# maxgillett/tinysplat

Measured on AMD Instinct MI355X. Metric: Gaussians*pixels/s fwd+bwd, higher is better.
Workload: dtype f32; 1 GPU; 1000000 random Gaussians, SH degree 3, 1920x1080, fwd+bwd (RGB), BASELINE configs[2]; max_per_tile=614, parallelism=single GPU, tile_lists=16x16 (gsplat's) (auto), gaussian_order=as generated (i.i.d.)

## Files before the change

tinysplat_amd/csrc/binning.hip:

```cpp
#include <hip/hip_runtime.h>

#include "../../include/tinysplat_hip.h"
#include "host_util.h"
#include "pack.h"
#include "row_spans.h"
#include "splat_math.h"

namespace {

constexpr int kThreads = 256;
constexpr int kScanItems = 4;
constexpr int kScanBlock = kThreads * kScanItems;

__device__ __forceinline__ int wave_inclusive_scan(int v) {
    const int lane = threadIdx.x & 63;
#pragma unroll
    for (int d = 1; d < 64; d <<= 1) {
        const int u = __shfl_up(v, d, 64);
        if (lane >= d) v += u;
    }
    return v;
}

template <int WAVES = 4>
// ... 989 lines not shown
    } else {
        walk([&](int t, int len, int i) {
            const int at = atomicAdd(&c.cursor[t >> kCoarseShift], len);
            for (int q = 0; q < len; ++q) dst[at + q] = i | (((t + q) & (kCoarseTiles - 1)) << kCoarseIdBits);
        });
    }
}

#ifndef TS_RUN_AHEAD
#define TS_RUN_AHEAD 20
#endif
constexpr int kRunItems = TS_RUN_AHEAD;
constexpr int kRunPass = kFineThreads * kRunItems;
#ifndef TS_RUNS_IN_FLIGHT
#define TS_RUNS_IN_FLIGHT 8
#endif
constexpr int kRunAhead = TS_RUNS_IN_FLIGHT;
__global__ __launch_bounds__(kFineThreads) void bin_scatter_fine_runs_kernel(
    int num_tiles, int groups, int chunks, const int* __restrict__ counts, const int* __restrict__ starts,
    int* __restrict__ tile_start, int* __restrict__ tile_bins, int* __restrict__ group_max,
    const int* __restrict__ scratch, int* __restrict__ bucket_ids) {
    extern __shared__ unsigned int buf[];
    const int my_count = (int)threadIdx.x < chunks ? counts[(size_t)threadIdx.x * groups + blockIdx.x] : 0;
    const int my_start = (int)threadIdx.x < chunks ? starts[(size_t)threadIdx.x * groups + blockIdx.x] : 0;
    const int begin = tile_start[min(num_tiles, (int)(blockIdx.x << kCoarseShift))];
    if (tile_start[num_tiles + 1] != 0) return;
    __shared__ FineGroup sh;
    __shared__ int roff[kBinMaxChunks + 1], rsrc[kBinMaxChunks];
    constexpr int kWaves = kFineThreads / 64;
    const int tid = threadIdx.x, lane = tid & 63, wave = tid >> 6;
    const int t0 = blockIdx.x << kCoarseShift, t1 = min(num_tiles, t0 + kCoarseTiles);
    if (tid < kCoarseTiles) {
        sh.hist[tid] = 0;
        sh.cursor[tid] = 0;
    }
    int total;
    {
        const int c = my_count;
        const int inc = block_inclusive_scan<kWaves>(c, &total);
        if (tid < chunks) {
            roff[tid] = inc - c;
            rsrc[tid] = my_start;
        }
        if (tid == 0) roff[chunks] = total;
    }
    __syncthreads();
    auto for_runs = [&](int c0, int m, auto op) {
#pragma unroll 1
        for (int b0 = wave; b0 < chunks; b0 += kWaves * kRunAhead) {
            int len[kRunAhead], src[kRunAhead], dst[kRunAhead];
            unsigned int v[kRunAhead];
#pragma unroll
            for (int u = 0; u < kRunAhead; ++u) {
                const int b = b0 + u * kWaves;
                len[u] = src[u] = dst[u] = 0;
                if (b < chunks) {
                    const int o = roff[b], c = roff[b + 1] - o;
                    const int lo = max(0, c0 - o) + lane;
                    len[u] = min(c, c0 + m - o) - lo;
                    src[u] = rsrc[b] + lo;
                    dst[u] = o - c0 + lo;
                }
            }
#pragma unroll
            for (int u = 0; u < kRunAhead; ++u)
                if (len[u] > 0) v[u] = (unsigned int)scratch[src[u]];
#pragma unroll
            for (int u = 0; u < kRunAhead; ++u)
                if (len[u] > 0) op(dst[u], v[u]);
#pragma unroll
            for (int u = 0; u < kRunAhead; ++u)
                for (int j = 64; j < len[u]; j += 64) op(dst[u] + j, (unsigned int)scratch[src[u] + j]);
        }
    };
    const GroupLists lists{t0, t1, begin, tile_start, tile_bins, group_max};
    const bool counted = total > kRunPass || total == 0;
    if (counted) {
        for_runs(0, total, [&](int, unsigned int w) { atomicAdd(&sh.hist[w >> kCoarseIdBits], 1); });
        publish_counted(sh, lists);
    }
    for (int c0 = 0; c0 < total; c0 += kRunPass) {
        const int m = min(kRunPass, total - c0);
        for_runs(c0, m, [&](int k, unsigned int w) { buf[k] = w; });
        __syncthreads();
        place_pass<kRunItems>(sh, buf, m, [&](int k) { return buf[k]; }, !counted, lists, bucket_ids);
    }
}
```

Task goal: Which lines hold the string "cursor"? Copy all of them from the data above.

Answer for the task:
            const int at = atomicAdd(&c.cursor[t >> kCoarseShift], len);
        sh.cursor[tid] = 0;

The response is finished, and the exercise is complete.